- [About this exercise] Find and copy each line of the records where the string "getenv" shows up.

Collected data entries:
^^^^^^^^

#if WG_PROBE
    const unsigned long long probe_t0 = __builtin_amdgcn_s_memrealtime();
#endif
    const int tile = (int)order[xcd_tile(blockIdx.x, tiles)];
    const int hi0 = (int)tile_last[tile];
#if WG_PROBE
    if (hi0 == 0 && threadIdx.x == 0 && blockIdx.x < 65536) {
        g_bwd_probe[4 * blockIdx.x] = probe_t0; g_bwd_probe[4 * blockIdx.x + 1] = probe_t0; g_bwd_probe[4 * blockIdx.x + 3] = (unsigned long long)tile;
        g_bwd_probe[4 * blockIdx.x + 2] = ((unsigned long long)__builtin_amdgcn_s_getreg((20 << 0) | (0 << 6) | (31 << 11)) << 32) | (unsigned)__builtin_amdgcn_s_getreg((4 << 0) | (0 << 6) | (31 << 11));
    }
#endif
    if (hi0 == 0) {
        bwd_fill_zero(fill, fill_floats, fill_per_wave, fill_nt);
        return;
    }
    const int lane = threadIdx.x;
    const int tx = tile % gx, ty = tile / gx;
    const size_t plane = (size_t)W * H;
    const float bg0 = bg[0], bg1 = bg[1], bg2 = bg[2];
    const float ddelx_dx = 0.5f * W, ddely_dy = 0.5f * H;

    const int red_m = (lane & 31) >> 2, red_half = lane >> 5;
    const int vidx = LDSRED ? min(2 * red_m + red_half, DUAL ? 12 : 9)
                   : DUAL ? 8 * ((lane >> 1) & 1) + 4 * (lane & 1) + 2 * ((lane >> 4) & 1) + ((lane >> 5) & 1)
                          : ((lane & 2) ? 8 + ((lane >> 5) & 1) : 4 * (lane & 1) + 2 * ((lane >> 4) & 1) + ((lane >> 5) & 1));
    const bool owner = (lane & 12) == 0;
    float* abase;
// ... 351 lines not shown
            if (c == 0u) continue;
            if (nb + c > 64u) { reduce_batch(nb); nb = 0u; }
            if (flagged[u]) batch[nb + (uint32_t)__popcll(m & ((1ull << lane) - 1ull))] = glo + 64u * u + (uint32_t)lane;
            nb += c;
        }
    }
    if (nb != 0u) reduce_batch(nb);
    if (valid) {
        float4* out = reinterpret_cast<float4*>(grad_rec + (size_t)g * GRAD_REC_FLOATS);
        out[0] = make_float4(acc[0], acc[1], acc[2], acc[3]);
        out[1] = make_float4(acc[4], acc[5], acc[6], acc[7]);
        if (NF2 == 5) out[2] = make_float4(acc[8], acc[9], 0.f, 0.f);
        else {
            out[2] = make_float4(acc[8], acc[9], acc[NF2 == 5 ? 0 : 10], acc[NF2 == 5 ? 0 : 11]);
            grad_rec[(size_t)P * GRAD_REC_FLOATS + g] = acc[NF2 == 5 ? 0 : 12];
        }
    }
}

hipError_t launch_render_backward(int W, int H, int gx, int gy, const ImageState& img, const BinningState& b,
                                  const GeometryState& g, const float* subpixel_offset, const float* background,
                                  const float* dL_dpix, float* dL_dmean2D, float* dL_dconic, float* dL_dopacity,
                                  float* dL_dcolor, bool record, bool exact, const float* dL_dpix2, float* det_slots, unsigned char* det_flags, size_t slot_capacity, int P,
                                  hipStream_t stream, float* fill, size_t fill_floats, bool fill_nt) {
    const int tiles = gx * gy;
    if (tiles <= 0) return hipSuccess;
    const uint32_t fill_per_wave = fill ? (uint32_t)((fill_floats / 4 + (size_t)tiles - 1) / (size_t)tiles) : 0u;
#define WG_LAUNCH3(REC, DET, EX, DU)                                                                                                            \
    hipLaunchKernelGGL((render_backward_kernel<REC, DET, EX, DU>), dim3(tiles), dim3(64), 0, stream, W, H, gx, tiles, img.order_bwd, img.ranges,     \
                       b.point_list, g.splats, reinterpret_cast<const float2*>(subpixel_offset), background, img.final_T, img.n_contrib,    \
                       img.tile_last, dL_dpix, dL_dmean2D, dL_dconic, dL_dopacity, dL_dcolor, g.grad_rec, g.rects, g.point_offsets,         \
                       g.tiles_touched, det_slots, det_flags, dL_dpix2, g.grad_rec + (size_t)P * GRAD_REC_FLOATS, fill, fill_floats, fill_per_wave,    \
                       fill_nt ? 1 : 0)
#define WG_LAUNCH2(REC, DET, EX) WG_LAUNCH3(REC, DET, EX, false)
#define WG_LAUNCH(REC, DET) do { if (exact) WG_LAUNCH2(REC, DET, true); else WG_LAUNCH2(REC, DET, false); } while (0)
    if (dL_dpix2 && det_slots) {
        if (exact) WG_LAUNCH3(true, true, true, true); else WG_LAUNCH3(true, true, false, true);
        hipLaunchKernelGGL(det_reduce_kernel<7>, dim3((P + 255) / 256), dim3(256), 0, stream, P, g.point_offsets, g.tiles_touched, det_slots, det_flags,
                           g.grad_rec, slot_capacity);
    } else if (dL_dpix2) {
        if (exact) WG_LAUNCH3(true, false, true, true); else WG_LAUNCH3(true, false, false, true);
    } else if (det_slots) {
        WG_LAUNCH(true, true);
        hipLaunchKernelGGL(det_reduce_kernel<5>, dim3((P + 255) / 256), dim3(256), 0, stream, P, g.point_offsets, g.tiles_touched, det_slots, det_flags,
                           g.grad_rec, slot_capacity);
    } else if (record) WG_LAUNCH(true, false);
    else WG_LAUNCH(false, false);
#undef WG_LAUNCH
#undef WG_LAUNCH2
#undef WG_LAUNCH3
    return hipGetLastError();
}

^^^^^^^^

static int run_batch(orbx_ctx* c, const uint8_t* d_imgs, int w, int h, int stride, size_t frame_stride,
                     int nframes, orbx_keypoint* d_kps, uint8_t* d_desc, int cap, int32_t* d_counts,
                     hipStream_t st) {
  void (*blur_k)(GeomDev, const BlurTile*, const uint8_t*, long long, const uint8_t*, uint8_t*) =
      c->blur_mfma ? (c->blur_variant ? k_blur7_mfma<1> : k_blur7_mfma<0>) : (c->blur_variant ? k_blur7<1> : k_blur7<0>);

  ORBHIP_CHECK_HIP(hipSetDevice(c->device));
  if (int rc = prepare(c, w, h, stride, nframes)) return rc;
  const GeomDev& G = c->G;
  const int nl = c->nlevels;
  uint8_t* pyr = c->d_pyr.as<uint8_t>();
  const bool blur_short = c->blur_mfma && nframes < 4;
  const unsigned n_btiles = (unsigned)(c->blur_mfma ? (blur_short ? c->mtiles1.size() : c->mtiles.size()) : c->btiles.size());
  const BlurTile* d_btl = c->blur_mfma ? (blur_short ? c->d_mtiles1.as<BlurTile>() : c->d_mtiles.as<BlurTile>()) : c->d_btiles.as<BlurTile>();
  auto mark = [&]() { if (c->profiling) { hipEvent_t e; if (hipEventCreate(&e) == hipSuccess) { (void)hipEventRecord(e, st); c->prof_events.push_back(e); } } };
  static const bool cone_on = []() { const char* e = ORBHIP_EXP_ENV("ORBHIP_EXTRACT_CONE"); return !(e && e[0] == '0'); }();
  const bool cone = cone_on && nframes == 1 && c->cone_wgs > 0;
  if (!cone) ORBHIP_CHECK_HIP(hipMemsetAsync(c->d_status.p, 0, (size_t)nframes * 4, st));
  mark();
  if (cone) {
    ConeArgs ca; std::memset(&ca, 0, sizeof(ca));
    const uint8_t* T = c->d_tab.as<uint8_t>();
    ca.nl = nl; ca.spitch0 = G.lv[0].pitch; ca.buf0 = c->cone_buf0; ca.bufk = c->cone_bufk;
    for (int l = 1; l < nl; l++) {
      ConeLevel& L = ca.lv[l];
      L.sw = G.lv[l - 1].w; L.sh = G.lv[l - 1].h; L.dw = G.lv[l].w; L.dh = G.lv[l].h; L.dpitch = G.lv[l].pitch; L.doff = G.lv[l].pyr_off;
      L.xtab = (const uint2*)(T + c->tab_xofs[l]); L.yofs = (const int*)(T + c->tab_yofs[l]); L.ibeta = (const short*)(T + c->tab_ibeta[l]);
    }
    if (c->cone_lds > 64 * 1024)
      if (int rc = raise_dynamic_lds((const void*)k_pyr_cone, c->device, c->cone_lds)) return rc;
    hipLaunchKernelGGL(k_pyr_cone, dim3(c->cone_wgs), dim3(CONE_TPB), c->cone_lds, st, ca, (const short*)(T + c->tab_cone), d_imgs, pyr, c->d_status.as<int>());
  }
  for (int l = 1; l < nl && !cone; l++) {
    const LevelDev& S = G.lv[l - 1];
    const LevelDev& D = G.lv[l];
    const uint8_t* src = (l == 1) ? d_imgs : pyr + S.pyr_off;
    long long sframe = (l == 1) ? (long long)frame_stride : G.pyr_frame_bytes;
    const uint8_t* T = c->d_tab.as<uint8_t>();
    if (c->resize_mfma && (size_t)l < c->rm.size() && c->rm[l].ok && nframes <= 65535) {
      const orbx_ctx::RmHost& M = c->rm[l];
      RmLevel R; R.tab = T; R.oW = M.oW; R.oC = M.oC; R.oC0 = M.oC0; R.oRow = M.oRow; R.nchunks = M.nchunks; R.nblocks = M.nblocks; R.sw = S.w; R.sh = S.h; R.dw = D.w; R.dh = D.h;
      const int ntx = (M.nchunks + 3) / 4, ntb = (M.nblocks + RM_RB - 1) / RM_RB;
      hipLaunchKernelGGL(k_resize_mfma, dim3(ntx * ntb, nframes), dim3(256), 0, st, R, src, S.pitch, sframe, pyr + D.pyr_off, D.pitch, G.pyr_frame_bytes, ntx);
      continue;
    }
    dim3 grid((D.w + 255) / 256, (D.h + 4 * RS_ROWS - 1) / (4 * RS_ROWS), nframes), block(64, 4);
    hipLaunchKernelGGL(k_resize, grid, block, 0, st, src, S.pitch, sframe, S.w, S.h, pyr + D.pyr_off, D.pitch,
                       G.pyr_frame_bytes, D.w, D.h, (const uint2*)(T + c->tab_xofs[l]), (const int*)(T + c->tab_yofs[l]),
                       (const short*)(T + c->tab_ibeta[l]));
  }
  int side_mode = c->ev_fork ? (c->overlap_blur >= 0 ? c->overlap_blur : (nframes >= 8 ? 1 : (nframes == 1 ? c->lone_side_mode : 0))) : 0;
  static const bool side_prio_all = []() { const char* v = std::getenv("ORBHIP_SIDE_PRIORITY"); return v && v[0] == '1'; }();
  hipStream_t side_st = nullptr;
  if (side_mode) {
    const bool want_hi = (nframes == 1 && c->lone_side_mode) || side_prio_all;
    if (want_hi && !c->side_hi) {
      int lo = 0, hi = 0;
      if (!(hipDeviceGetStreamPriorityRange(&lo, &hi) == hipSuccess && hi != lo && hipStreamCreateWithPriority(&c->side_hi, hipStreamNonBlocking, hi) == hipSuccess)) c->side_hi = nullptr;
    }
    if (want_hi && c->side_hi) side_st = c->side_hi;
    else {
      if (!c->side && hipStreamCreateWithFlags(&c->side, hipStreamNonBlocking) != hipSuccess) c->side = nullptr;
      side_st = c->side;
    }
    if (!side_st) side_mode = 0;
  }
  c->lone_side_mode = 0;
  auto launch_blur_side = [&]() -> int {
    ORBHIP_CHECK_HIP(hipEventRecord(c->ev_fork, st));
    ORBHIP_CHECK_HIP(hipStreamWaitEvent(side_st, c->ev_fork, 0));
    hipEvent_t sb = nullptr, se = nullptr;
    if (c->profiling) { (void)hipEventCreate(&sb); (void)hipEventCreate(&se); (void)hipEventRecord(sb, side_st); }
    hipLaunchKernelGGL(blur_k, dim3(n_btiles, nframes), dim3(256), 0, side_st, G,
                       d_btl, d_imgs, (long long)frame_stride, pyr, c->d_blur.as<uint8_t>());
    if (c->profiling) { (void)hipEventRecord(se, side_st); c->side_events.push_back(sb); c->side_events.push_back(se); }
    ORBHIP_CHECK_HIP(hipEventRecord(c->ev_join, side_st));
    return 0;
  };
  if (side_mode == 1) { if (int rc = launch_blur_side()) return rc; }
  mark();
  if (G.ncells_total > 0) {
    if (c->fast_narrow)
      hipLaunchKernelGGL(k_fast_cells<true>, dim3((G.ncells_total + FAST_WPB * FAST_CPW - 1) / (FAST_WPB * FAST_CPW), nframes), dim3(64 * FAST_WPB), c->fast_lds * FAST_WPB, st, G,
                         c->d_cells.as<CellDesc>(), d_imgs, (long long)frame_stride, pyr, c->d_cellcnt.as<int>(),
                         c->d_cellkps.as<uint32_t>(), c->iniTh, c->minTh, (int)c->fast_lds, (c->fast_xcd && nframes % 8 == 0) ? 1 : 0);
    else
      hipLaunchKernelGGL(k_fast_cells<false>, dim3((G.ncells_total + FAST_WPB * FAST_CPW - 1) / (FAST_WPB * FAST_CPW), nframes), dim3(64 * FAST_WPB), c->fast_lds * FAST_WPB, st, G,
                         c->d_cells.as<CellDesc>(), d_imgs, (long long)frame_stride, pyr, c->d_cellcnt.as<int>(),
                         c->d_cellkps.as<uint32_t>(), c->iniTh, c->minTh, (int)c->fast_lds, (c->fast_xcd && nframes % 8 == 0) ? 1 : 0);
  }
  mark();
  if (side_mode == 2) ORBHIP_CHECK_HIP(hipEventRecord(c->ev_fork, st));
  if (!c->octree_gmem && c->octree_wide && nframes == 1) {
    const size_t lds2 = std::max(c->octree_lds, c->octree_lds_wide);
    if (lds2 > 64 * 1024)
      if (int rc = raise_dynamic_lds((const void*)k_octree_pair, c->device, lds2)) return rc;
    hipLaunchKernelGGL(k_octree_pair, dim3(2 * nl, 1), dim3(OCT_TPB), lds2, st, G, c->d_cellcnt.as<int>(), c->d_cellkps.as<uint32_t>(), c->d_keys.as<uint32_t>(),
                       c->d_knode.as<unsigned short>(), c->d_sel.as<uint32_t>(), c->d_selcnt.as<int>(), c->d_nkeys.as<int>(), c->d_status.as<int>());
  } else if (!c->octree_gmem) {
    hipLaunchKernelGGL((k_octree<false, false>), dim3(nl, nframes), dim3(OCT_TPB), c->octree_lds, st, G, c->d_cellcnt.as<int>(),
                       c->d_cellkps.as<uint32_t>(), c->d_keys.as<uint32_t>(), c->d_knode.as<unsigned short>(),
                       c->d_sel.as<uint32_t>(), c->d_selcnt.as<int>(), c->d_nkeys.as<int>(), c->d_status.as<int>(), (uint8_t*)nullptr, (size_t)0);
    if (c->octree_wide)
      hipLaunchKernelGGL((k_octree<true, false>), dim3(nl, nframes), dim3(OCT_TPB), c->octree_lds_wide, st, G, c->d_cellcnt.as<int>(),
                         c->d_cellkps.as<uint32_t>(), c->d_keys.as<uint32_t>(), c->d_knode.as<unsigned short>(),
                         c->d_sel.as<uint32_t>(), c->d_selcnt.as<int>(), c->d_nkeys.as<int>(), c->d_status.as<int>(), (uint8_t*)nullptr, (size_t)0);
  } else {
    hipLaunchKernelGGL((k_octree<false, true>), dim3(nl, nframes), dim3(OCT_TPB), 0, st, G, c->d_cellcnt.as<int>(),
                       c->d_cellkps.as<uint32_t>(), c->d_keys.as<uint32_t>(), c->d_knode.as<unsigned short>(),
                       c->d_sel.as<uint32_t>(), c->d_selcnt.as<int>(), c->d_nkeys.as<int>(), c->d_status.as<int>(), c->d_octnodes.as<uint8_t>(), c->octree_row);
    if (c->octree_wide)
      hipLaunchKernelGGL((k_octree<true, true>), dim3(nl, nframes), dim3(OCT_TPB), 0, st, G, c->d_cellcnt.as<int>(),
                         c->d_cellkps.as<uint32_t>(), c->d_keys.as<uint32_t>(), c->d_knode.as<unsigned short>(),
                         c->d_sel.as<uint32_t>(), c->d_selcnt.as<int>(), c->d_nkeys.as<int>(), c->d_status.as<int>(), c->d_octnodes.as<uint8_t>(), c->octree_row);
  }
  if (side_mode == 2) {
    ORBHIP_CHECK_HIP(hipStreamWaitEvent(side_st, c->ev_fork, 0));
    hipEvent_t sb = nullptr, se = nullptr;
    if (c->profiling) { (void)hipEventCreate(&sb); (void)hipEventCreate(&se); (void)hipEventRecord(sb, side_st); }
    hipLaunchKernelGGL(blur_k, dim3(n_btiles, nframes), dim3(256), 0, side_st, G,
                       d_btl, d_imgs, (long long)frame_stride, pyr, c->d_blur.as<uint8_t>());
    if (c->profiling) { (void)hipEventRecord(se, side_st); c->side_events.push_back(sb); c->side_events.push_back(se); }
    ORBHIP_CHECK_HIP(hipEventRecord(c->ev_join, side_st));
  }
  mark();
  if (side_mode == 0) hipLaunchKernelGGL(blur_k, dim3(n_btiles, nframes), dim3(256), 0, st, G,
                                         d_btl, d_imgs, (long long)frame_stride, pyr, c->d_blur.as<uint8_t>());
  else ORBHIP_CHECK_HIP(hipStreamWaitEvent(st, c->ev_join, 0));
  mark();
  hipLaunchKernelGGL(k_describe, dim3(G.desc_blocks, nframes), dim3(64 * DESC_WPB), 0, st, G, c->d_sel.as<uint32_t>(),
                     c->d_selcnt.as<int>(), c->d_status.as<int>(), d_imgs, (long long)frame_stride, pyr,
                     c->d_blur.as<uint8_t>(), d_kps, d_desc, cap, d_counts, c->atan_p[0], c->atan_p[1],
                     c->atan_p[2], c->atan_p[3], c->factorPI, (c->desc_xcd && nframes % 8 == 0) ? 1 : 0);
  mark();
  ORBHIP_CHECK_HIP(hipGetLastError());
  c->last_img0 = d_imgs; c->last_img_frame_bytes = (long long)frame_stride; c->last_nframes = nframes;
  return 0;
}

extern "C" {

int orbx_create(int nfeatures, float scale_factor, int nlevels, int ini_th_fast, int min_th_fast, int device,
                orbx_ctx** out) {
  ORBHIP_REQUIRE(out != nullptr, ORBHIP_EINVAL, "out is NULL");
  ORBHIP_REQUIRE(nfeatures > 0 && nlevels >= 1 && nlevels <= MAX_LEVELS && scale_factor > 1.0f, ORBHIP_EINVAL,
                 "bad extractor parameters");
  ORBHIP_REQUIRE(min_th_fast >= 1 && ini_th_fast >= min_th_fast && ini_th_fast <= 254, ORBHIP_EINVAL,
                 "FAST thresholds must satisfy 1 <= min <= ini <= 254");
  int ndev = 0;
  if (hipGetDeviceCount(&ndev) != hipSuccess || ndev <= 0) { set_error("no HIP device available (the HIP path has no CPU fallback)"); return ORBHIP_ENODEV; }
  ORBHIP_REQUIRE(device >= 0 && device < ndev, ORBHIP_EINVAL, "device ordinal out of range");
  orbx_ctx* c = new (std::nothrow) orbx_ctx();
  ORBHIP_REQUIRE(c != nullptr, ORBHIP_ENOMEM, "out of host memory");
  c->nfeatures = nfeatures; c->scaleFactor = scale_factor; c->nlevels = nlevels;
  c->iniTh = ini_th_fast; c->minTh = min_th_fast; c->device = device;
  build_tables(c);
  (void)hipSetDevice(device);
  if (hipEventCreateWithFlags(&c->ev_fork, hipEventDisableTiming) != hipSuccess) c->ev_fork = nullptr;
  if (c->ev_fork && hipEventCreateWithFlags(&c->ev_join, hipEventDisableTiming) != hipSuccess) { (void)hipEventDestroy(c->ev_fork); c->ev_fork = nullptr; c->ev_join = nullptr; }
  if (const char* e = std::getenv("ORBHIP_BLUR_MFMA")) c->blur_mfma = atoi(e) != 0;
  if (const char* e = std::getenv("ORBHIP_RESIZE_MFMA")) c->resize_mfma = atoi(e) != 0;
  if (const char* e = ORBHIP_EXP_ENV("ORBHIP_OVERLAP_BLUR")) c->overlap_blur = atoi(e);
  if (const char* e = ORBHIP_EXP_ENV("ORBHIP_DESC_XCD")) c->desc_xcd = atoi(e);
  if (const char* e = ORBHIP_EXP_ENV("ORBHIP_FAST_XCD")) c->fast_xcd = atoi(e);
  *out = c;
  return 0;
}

^^^^^^^^

- [Answer below]
  static const bool side_prio_all = []() { const char* v = std::getenv("ORBHIP_SIDE_PRIORITY"); return v && v[0] == '1'; }();
  if (const char* e = std::getenv("ORBHIP_BLUR_MFMA")) c->blur_mfma = atoi(e) != 0;
  if (const char* e = std::getenv("ORBHIP_RESIZE_MFMA")) c->resize_mfma = atoi(e) != 0;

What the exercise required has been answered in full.